Page 4: Your introduction of the phrase "warranted" is very good. [4] I shall certainly adopt it. It is most helpful and fills a felt want.

Page 6: You are wrapping up the influence of the rate of interest in the state of technology, and you do in passing mention this. [5] This is certainly convenient so far as the long period trend of the rate of interest is concerned, though not so convenient when applied to short period interest changes. I suggest, however, that it would be advisable to emphasise more clearly what you are doing. Moreover, you are making no reference to the "state of confidence". Presumably that also is wrapped up in the state of technology. But that is not nearly so convenient, since it is essentially a short period phenomenon. On the whole, my preference would be not to wrap up the rate of interest and the state of confidence in the state of technology, but simply to say that you were, at this stage of the argument, taking them for granted and that the influence of changes in the rate of interest or the state of confidence have to be superimposed on the present argument. Changes only really have to be brought in just in the same sort of way as you have brought in a change in the propensity to save on page 16. If you are to get your own specific point clear, it is better to segregate changes in all these factors. ( On page 16, by the way, the first sentence should run more strictly speaking "Suppose an increase in the propensity to save which means that the values of s are increased for all levels of income"). [6]

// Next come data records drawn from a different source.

template <typename E, int TH, int RPW, int PF>
__global__ __launch_bounds__(64 * TH / RPW, (2 * 64 * TH / RPW + 255) / 256)
void conv3x3_halo_kernel(ConvArgs a) {
    prefetch_kernargs<sizeof(ConvArgs)>();
    constexpr int BKE = Mma<E>::BKE;
    constexpr int VEC = ET<E>::VEC;
    constexpr int NT = 64 * TH / RPW;
    constexpr int HW_ = 34;
// ... 387 lines not shown
        uint4 fa[2][CF], fb[2][RPW];
        auto load_tap = [&](int set, int tap9) {
            const int kh = tap9 / 3, kw = tap9 % 3;
#pragma unroll
            for (int i = 0; i < CF; ++i)
                fa[set][i] = *reinterpret_cast<const uint4*>(wb0 + (i * 32 * 9 + tap9) * PITCH);
#pragma unroll
            for (int j = 0; j < RPW; ++j)
                fb[set][j] = *reinterpret_cast<const uint4*>(hb + ((kh + j) * HW_ + kw) * PITCH);
        };
        load_tap(0, 0);
        __builtin_amdgcn_sched_group_barrier(0x100, CF + RPW, 0);
#pragma unroll
        for (int tap9 = 0; tap9 < 9; ++tap9) {
            const int set = tap9 & 1;
            if (tap9 < 8) load_tap(set ^ 1, tap9 + 1);
#pragma unroll
            for (int j = 0; j < RPW; ++j)
#pragma unroll
                for (int i = 0; i < CF; ++i) Mma<E>::run1(fa[set][i], fb[set][j], acc[j][i]);
            if (tap9 < 8) __builtin_amdgcn_sched_group_barrier(0x100, CF + RPW, 0);
            __builtin_amdgcn_sched_group_barrier(0x8, CF * RPW * Mma<E>::MFMA_PER_HALF, 0);
        }
    };

    issue();
    write_lds(0);
    if (nch > 1) issue();
    __syncthreads();
    for (int k = 0; k < nch; ++k) {
        compute(k & 1);
        if (k + 1 < nch) {
            write_lds((k + 1) & 1);
            if (k + 2 < nch) issue();
            __syncthreads();
        }
    }

    constexpr int FPITCH = 64 * 4 + 16;
    constexpr int CHUNKS = 64 / VEC;
    constexpr int PARTS = NW / TH;
    constexpr int NIT = 32 * CHUNKS / 64 / PARTS;
    const int orow = wave % TH, part = wave / TH;
    const int h = h0 + orow;
    const long prow = ((long)t * a.H + h) * a.W + w0;
    const int ech = lane % CHUNKS;
    const int eco = co0 + ech * VEC;
    const bool eok = h < a.H && eco < a.Cout;
    uint4 r0v[NIT], r1v[NIT];
#pragma unroll
    for (int k = 0; k < NIT; ++k) {
        const int px = ((k * PARTS + part) * 64 + lane) / CHUNKS;
        const long p = prow + px;
        r0v[k] = r1v[k] = make_uint4(0u, 0u, 0u, 0u);
        if (eok && a.res0) r0v[k] = *reinterpret_cast<const uint4*>(reinterpret_cast<const E*>(a.res0) + p * a.res0Ld + eco);
        if (eok && a.res1) r1v[k] = *reinterpret_cast<const uint4*>(reinterpret_cast<const E*>(a.res1) + p * a.res1Ld + eco);
    }
    __syncthreads();
#pragma unroll
    for (int pass = 0; pass < 2; ++pass) {
        if (kh2 == pass) {
#pragma unroll
            for (int j = 0; j < RPW; ++j) {
                char* tile = smem + (RPW * rp + j) * 32 * FPITCH + lr * FPITCH;
#pragma unroll
                for (int i = 0; i < CF; ++i)
#pragma unroll
                    for (int g = 0; g < 4; ++g) {
                        float4* dst = reinterpret_cast<float4*>(tile + ((cg * CF + i) * 32 + 8 * g + 4 * lh) * 4);
                        float4 v = make_float4(acc[j][i][4 * g], acc[j][i][4 * g + 1], acc[j][i][4 * g + 2],
                                               acc[j][i][4 * g + 3]);
                        if (pass == 1) {
                            const float4 o = *dst;
                            v.x += o.x; v.y += o.y; v.z += o.z; v.w += o.w;
                        }
                        *dst = v;
                    }
            }
        }
        __syncthreads();
    }
    if (!eok) return;
    const float slope = a.act == FLAIR_ACT_NONE ? 1.f : a.act == FLAIR_ACT_RELU ? 0.f : a.act == FLAIR_ACT_LRELU01 ? 0.1f : 0.2f;
    const bool leaky = a.act == FLAIR_ACT_NONE || a.act == FLAIR_ACT_RELU || a.act == FLAIR_ACT_LRELU01 || a.act == FLAIR_ACT_LRELU02;
    const char* tile = smem + orow * 32 * FPITCH;
#pragma unroll
    for (int k = 0; k < NIT; ++k) {
        const int px = ((k * PARTS + part) * 64 + lane) / CHUNKS;
        const long p = prow + px;
        float v[VEC];
        const float* src = reinterpret_cast<const float*>(tile + px * FPITCH) + ech * VEC;
#pragma unroll
        for (int e = 0; e < VEC; e += 4) {
            const float4 q = *reinterpret_cast<const float4*>(src + e);
            v[e] = q.x; v[e + 1] = q.y; v[e + 2] = q.z; v[e + 3] = q.w;
        }
#pragma unroll
        for (int e = 0; e < VEC; ++e) v[e] += biasv[e];
        if (a.fbias) {
            const float* fb = a.fbias + (long)t * a.fbiasLd + eco;
#pragma unroll
            for (int e = 0; e < VEC; ++e) v[e] += fb[e];
        }
        if (leaky) {
#pragma unroll
            for (int e = 0; e < VEC; ++e) v[e] = fmaxf(v[e], v[e] * slope);
        } else if (a.act == FLAIR_ACT_DCN_OFFSETS) {
            dcn_offset_act<VEC>(v, eco, a.actParam, a.actPeriod);
        } else if (a.act == FLAIR_ACT_SILU) {
#pragma unroll
            for (int e = 0; e < VEC; ++e) v[e] = silu_f(v[e]);
        } else {
#pragma unroll
            for (int e = 0; e < VEC; ++e) v[e] = apply_act(v[e], a.act);
        }
        if (a.res0) {
            float r[VEC];
            Vec16<E>::load(reinterpret_cast<const E*>(&r0v[k]), r);
#pragma unroll
            for (int e = 0; e < VEC; ++e) v[e] += r[e];
        }
        if (a.res1) {
            float r[VEC];
            Vec16<E>::load(reinterpret_cast<const E*>(&r1v[k]), r);
#pragma unroll
            for (int e = 0; e < VEC; ++e) v[e] += r[e];
        }
#pragma unroll
        for (int e = 0; e < VEC; ++e) v[e] *= a.outScale;
        Vec16<E>::store(reinterpret_cast<E*>(a.y) + p * a.yLd + eco, v);
    }
}

template <typename E, int TH, int RPW, int CF>
int launch_halo_ks(const ConvArgs& a0, hipStream_t s) {
    ConvArgs a = a0;
    a.nCoTiles = cdiv(a.Cout, 64);
    const int grid = a.T * cdiv(a.H, TH) * (a.W / 32) * a.nCoTiles;
    const size_t lds = 2 * ((size_t)(TH + 2) * 34 * 80 + 64 * 9 * 80);
    static LdsAttrOnce attr;
    {
        const hipError_t e = flair_max_lds_once(attr, reinterpret_cast<const void*>(&conv3x3_halo_ks_kernel<E, TH, RPW, CF>));
        FLAIR_CHECK(e == hipSuccess, "flair_conv_nhwc: hipFuncSetAttribute: %s", hipGetErrorString(e));
    }
    hipLaunchKernelGGL((conv3x3_halo_ks_kernel<E, TH, RPW, CF>), dim3(grid), dim3(256 * TH / RPW / CF), lds, s, a);
    FLAIR_LAUNCH_CHECK();
    return FLAIR_OK;
}

struct DmaTile {
    int t, h0, w0, co0;
};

A further reason for segregating the rate of interest is the fact, which you do not, I think, mention, that a sudden change in the long term rate of interest is capable of causing a technological change, which means a large increase in the demand for capital which can only gradually be taken up. Thus the effect of changes in the rate of interest is quite a large subject, mainly distinct from your specific topic. To use a term I introduce below, a lasting change in the long-term rate of interest causes the temporarily warranted rate to exceed the normally warranted rate for a considerable period of time. [b]

Page 8: After "G is the rate of increase" add "in total output". [7]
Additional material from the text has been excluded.